What All Women Should Know About Estrogen Therapy

Updated: Jun 18, 2020

Estrogen therapy has proven to provide relief for women who are suffering from estrogen imbalance. Changes in hormone levels can often lead to uncomfortable situations, from minor headaches to more serious symptoms, such as hot flashes, night sweats, or mood swings. Some women experience mild symptoms, while for other women estrogen and other hormone changes can impede daily life and disrupt activities more severely.

As a result, some women seek advice from their doctors; one possible treatment option to consider is estrogen therapy. There are many treatments available. Keep reading to find out more about estrogen therapy.

What Can Estrogen Therapy Do?

What All Women Should Know About Estrogen Therapy-2

Estrogen is the main sex hormone and is actually made of up three different hormones, estrone, estradiol, and estriol. Women who have low levels of estrogen might go through estrogen therapy to rebalance the hormones. This treatment introduces estrogen into the body to balance levels of this hormone.

What Are the Forms of Estrogen Therapy?

Generally, there are three different forms of treatment available:

  • Vaginal creams. Similar alternatives are available in gel form.
  • Oral therapy. Pills are the most popular form of ET.
  • Transdermal therapy.
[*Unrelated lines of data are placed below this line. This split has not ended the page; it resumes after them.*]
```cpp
template <typename TS, typename TD>
__global__ void to_output_kernel(const TS* src, TD* dst, int H, int W, int C, float quant)
{
// ... 143 lines not shown
    const long long total = (long long)a.B * a.HW * 8;
    hipLaunchKernelGGL(frm_apply_kernel, dim3((unsigned)((total + 255) / 256)), dim3(256), 0, s, a);
}

void launch_frm_pre(const FrmPreArgs& a, hipStream_t s)
{
    hipLaunchKernelGGL(frm_pre_kernel, dim3(a.B), dim3(256), 0, s, a);
}

void launch_stitch(const StitchArgs& a, hipStream_t s)
{
    if (a.rows <= 0) return;
    if (a.out_w % 8 == 0 && a.step_w <= 64 && ((uintptr_t)a.out & 15) == 0) hipLaunchKernelGGL(stitch8r_kernel<4>, dim3((a.out_w / 8 + 255) / 256, (a.rows + 3) / 4, a.C), dim3(256), 0, s, a);
    else if (a.out_w % 4 == 0 && ((uintptr_t)a.out & 15) == 0) hipLaunchKernelGGL(stitch4_kernel, dim3((a.out_w / 4 + 255) / 256, a.rows, a.C), dim3(256), 0, s, a);
    else hipLaunchKernelGGL(stitch_kernel, dim3((a.out_w + 255) / 256, a.rows, a.C), dim3(256), 0, s, a);
}

__device__ __forceinline__ int wire_slot(int v, int a0, int a1, int b0, int b1)
{
    return (v >= a0 && v < a1) ? v - a0 : (v >= b0 && v < b1) ? (a1 - a0) + v - b0 : -1;
}

template <bool PACK>
__global__ __launch_bounds__(256) void wire_kernel(float* __restrict__ tiles, unsigned* __restrict__ wire, const WireRec* __restrict__ recs)
{
    const WireRec r = recs[blockIdx.y];
    const int nR = (r.ra1 - r.ra0) + (r.rb1 - r.rb0), nC = (r.ca1 - r.ca0) + (r.cb1 - r.cb0);
    const bool raw = nR >= r.th;
    const long long plane = (long long)r.th * r.tw, n = plane * r.C;
    float* t = tiles + r.tile_off;
// ... 185 lines not shown
```

moephoto_amd/csrc/net.h:

```cpp
#pragma once
#include "engine.h"

#include <algorithm>
#include <cmath>
#include <cstdarg>
#include <cstdio>
#include <cstdlib>
#include <cstring>

namespace moe {

int fail(int code, const char* fmt, ...);

#define HIP_TRY(expr)                                                                                    \
    do {                                                                                                 \
        hipError_t e_ = (expr);                                                                          \
        if (e_ != hipSuccess) return fail(e_ == hipErrorOutOfMemory ? MOE_ENOMEM : MOE_EHIP, "%s: %s", #expr, hipGetErrorString(e_)); \
    } while (0)

struct Param {
    std::string name;
    std::vector<int64_t> shape;
    std::vector<float> data;
    bool set = false;
// ... 49 lines not shown
    int k48 = 1;
    int s64 = 1;
    int branch_streams = 1;
    int branch_groups = 0;
    int exact_fuse = 1;
    int q8_impl = 1;
    int fuse_tail = 1;
    int sedn_fuse = 1;
    int pool_fuse = 1;
    int lite_lut = 1;
    int stem2 = 1;
    int frm_pre = 1;
    int overlap_calls = 1;
    int overlap_fork = 0;
    int overlap_groups = 0;
    int calib_log = 0;
    int auto_calibrate = 1;
    int exact_blocks_env = -1;
    int tiles_per_batch = 0;
    int max_groups = 0;
    int dbg = 0;
    std::string trace_key = "convt_R1.up1";
    bool arsb_trace = false;
    std::string repeat_key;
    int repeat_n = 1;


    bool set(const std::string& key, const char* v);
    void from_env();
};
// ... 51 lines not shown
        return it == index.end() ? nullptr : &params[it->second];
    }
    void add(const std::string& n, std::vector<int64_t> shape)
    {
        index[n] = (int)params.size();
        moe::Param p; p.name = n; p.shape = std::move(shape);
        params.push_back(std::move(p));
    }
};

namespace moe {

struct FwdIO {
    const void* x = nullptr; int x_dtype = MOE_F32; long long sB = 0, sH = 0, sW = 0; const long long* x_off = nullptr;
    void* y = nullptr; int y_dtype = MOE_F32; const long long* y_off = nullptr;
};

struct FwdCtx {
    StreamSet* set = nullptr;
    int groups = 0;
    bool fork = false;
    hipEvent_t gate_event = nullptr;
    float* lut_capture = nullptr;
};
inline FwdCtx own_ctx(const moe_net& n, StreamSet* set) { return FwdCtx{set, n.max_groups, n.opt.branch_streams != 0, nullptr, nullptr}; }

struct ConvExtra {
    const half_t* plane_w = nullptr;
    const half_t* plane_w_lo = nullptr;
    const half_t* tail_w = nullptr;
// ... 17 lines not shown
enum class ConvKernel {
    none, direct, conv1x1,
    mfma, sp, rw, ps4_store,
    sp_res_lo,
    mfma_x3,
    x3, q8, sq,
    sp_three, acc32,
};
struct ConvRoute {
    ConvKernel kernel = ConvKernel::none;
    ConvDone done;
    ConvForm form;
    ConvX3Form x3;
};
const char* kernel_name(ConvKernel k);

struct Fwd {
    const moe_net& n;
    const FwdCtx& ctx;
    NetRuntime* rt;
    hipStream_t s;
    int B, h, w;
    Arena ar;
    int groups;
    bool x3, direct;
    bool mixed = false;
    bool y_vec = false;
    float* acc32 = nullptr;
    size_t acc32_elems = 0;
    half_t* side16 = nullptr;
    bool dry() const { return ar.base == nullptr; }
    int rc = 0;
    bool skips_planned_work = false;
    int tail_form = 0;
    FwdIO io;

    Act act(long long pixels, int ch = 64, bool want_lo = false)
    {
        Act a;
        a.hi = (half_t*)ar.take((size_t)pixels * ch * 2 + 2048);
        if (x3 || want_lo) { a.lo = (half_t*)ar.take((size_t)pixels * ch * 2 + 2048); a.has_lo = true; }
        return a;
    }
    template <typename T> T* blob(size_t off) const { return (T*)(n.blob + off); }
    template <typename T> T* small(const std::string& k) const { return (T*)(n.blob + n.small.at(k)); }

    void tap(const std::string& name, const Act& a, int H, int W, int cs, int C)
    {
        if (!n.debug || dry()) return;
        auto& t = rt->taps[name];
        if (t.dev) { (void)hipFree(t.dev); t.dev = nullptr; }
        const size_t nel = (size_t)B * C * H * W;
        if (hipMalloc((void**)&t.dev, nel * 4) != hipSuccess) return;
        t.shape[0] = B; t.shape[1] = C; t.shape[2] = H; t.shape[3] = W;
        launch_nhwc_to_nchw_f32(a.hi, a.lo, t.dev, B, H, W, cs, C, s);
    }

    bool tail_split_for(const std::string& key) const
    {
        const int mode = n.opt.tail_split;
        return mode == 2 || (mode == 1 && key.compare(0, 8, "convt_R1") == 0);
    }

    int prof_begin(const std::string& key, double flops)
    {
        for (size_t i = 0; i < n.prof_keys.size(); ++i) {
            if (key.find(n.prof_keys[i]) == std::string::npos) continue;
            if (rt->prof_used == rt->prof_ev.size()) {
                NetRuntime::ProfRec r;
                if (hipEventCreate(&r.e0) != hipSuccess || hipEventCreate(&r.e1) != hipSuccess) return -1;
                rt->prof_ev.push_back(r);
            }
            NetRuntime::ProfRec& r = rt->prof_ev[rt->prof_used];
            r.key = (int)i; r.flops = flops;
            (void)hipEventRecord(r.e0, s);
            return (int)rt->prof_used++;
        }
        return -1;
    }
    void prof_end(int rec) { if (rec >= 0) (void)hipEventRecord(rt->prof_ev[rec].e1, s); }
    int repeats(const std::string& key) const { return (!n.opt.repeat_key.empty() && key.find(n.opt.repeat_key) != std::string::npos) ? n.opt.repeat_n : 1; }

    bool use_q8() const { return mixed && (n.opt.x3_impl == 2 || (n.opt.x3_impl == 0 && (n.scale > 1 || n.arch == MOE_ARCH_NETDN))); }
    bool q8_capable(const ConvLayer& L) const
    {
        ConvX3Form c;
        c.B = B; c.H = h; c.W = w; c.slope = L.slope; c.in8 = c.out8 = true;
        return n.opt.x3_fuse && n.opt.conv_impl == 2 && L.k == 3 && L.r == 1 && L.nchunks == 1 && L.nseg == 1 && !L.per_plane && L.wq_hi8 && L.w_arsb_lo && !L.has_bias && conv64_q8_applicable(c);
    }

    ConvDone conv(const std::string& key, const Act& in, const Act& out, const Act* res, int H, int W, const ConvExtra& extra = ConvExtra{});
    ConvRoute route(const std::string& key, const Act& in, const Act& out, const Act* res, int H, int W, const ConvExtra& extra = ConvExtra{}) const;
    ConvForm form(const ConvLayer& L, int H, int W) const;
    int launch(const ConvRoute& r, const std::string& key, const Act& in, const Act& out, const Act* res, const ConvExtra& extra);
    void stem(const Act& out, const Act* out2 = nullptr);
    void tail(const Act* r, const Act* u, int H, int W, bool skip);
    void gate();
};

int forward_arsb(const moe_net& n, Fwd& f);
int forward_sedn(const moe_net& n, Fwd& f);
int forward_lite(const moe_net& n, Fwd& f);

int exact_blocks_of(const moe_net& n);
int default_exact_blocks(int arch);
long long sp_bytes_per_pixel(const moe_net& n);
constexpr long long kSpRange = (1ll << 32) - (1ll << 16);
int forward_dev(moe_net& n, const FwdIO& io, int B, int h, int w, hipStream_t s, bool y_off_mult8, const FwdCtx& ctx);
void free_set(StreamSet& set);
void pipe_destroy(moe_net& n);
void free_records(NetRuntime& rt);
int build_device_weights(moe_net& n, int precision);
void drop_lut(moe_net& n);
bool calibratable(const moe_net& n);
int calibrate_blocks(moe_net& n, double target, hipStream_t s);
int calibrate_sedn(moe_net& n, double target, hipStream_t s, bool adopt);

}
```

moephoto_amd/csrc/options.cpp:

```cpp
#include "net.h"

using namespace moe;

namespace {

enum OptionKind {
    kFlag,
    kWords,
    kCount,
    kInt,
    kText,
    kRepeat,
};
struct OptionWord { const char* word; int value; };
struct OptionRow {
    const char* key;
    const char* env;
    OptionKind kind;
    int NetOptions::*num;
    std::string NetOptions::*text;
    OptionWord words[3];
};
constexpr OptionWord kOnOff[] = {{"0", 0}, {"off", 0}, {"1", 1}, {"on", 1}};

// ... 33 lines not shown
    {"repeat", nullptr, kRepeat},
};

bool word_value(const OptionWord* words, size_t n, const char* v, int& out)
{
    for (size_t i = 0; i < n; ++i)
        if (words[i].word && !strcmp(v, words[i].word)) { out = words[i].value; return true; }
    return false;
}

}

bool NetOptions::set(const std::string& key, const char* v)
{
    if (!v) return false;
    for (const OptionRow& r : kOptionTable) {
        if (key != r.key) continue;
        int t = 0;
        switch (r.kind) {
            case kFlag: if (!word_value(kOnOff, 4, v, t)) return false; break;
            case kWords: if (!word_value(r.words, 3, v, t)) return false; break;
            case kCount: if ((t = atoi(v)) < 0) return false; break;
            case kInt: t = atoi(v); break;
            case kText: this->*r.text = v; return true;
            case kRepeat: {
                const char* c = strrchr(v, ':');
                if (!c) {
                    if (*v && strcmp(v, "0")) return false;
                    repeat_key.clear(); repeat_n = 1;
                    return true;
// ... 4 lines not shown
                return true;
            }
        }
        this->*r.num = t;
        return true;
    }
    return false;
}

void NetOptions::from_env()
{
    for (const OptionRow& r : kOptionTable)
        if (const char* e = r.env ? getenv(r.env) : nullptr)
            if (!set(r.key, e)) fprintf(stderr, "moephoto_amd: %s=\"%s\" is not a value of option %s -- ignored\n", r.env, e, r.key);

    if (const char* e = getenv("MOE_EXACT_BLOCKS")) exact_blocks_env = atoi(e);
    arsb_trace = getenv("MOE_ARSB_TRACE") != nullptr;
}

extern "C" int moe_net_set_option(moe_net* n, const char* key, const char* value)
{
    if (!n || !key || !value) return fail(MOE_EINVAL, "moe_net_set_option: NULL argument");
    if (!n->opt.set(key, value)) return fail(MOE_EINVAL, "moe_net_set_option: unknown option or value \"%s\" = \"%s\"", key, value);
    drop_lut(*n);
    if (!strcmp(key, "max_groups") && n->finalized) n->max_groups = n->opt.max_groups > 0 ? n->opt.max_groups : conv_mfma_max_groups();
    return MOE_OK;
}
```

moephoto_amd/csrc/plan_run.cpp:

```cpp
#include "net.h"

using namespace moe;

static int plan_device_tables(const Plan& p, int device, int C, int64_t sC, int64_t sH, int64_t sW, int si, int scnt,
                              PlanDeviceCache** outp)
{
    if (scnt < 1) { scnt = 1; si = 0; }
    for (auto& up : p.dev) {
        PlanDeviceCache& d = *up;
        if (d.blob && d.device == device && d.C == C && d.sC == sC && d.sH == sH && d.sW == sW && d.shard_index == si && d.shard_count == scnt) {
            *outp = &d;
            return MOE_OK;
        }
    }
    if (p.dev.size() >= 16) {
        if (p.dev.front()->blob) (void)hipFree(p.dev.front()->blob);
        for (auto& e : p.dev.front()->strip_tabs) (void)hipFree(e.second);
        p.dev.erase(p.dev.begin());
    }
    p.dev.push_back(std::make_unique<PlanDeviceCache>());
    PlanDeviceCache& d = *p.dev.back();
    const size_t nt = p.tiles.size();
    std::vector<long long> xo, yo;
    int slot = 0;
    for (const auto& g : p.groups) {
        d.group_first.push_back(slot);
        int cnt = 0;
        for (int k : g.tiles) {
            if (k % scnt != si) continue;
            const TileRect& t = p.tiles[k];
            const long long plane = (long long)(g.th * p.sc) * (g.tw * p.sc);
            for (int c = 0; c < C; ++c) {
                xo.push_back((long long)c * sC + (long long)t.top * sH + (long long)t.left * sW);
                yo.push_back(p.tile_off[k] / p.C * C + (long long)c * plane);
            }
            ++slot; ++cnt;
        }
        d.group_count.push_back(cnt);
    }
    if (xo.empty()) { xo.push_back(0); yo.push_back(0); }
    d.y_mult8 = true;
    for (long long v : yo) d.y_mult8 = d.y_mult8 && (v % 8 == 0);
    std::vector<long long> toff(nt);
    for (size_t k = 0; k < nt; ++k) toff[k] = p.tile_off[k] / p.C * C;
    std::vector<char> host;
    auto put = [&](const void* src, size_t bytes) { const size_t a = (host.size() + 255) & ~(size_t)255; host.resize(a + bytes); memcpy(host.data() + a, src, bytes); return a; };
    const size_t o_x = put(xo.data(), xo.size() * 8), o_y = put(yo.data(), yo.size() * 8), o_t = put(toff.data(), toff.size() * 8);
    const size_t o_rf = put(p.row_first.data(), p.row_first.size() * 4), o_rc = put(p.row_cnt.data(), p.row_cnt.size() * 4);
    const size_t o_cf = put(p.col_first.data(), p.col_first.size() * 4), o_cc = put(p.col_cnt.data(), p.col_cnt.size() * 4);
    const size_t o_rt = put(p.row_tab.data(), p.row_tab.size() * 4), o_ct = put(p.col_tab.data(), p.col_tab.size() * 4);
    const float zero = 0.f;
    const size_t o_rp = put(p.ramp.empty() ? &zero : p.ramp.data(), std::max<size_t>(4, p.ramp.size() * 4));
    HIP_TRY(hipMalloc(&d.blob, host.size()));
    HIP_TRY(hipMemcpy(d.blob, host.data(), host.size(), hipMemcpyHostToDevice));
    char* b = (char*)d.blob;
    d.x_off = (long long*)(b + o_x); d.y_off = (long long*)(b + o_y); d.tile_off = (long long*)(b + o_t);
    d.row_first = (int*)(b + o_rf); d.row_cnt = (int*)(b + o_rc); d.col_first = (int*)(b + o_cf); d.col_cnt = (int*)(b + o_cc);
    d.row_tab = (int*)(b + o_rt); d.col_tab = (int*)(b + o_ct); d.ramp = (float*)(b + o_rp);
    d.device = device; d.C = C; d.sC = sC; d.sH = sH; d.sW = sW; d.shard_index = si; d.shard_count = scnt;
    *outp = &d;
    return MOE_OK;
}
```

Patches provide slow release of hormones over the course of a month.

What Are the Most Common Estrogen Therapy Side Effects?

Side effects range from non-noticeable to severe. If a woman is experiencing any of these symptoms or if symptoms get worse, she should consult her doctor as soon as possible.

Here is a list of some of the most common estrogen therapy side effects:

estrogen sources
  • General feeling of illness  
  • Rapid weight gain
  • Blood-filled skin sores
  • Changes in vaginal bleeding
  • Confusion
  • Joint or muscle aches
  • Breast lumps or discharge from nipples
  • Swollen feet and lower legs
  • Depression
  • Increased breast size
  • Persistent nausea or vomiting
  • Breast pain
  • Pains in the stomach
  • Uncontrolled jerky muscle movement
  • Unusual tiredness

Alternative Ways to Treat an Estrogen Deficiency

As mentioned above estrogen therapy is often accompanied by small doses of progesterone. Many women have found that estrogen therapy has worked for them, but there are certain side effects associated with hormone replacement therapy (HRT) and health risks that should be reviewed with one's doctor.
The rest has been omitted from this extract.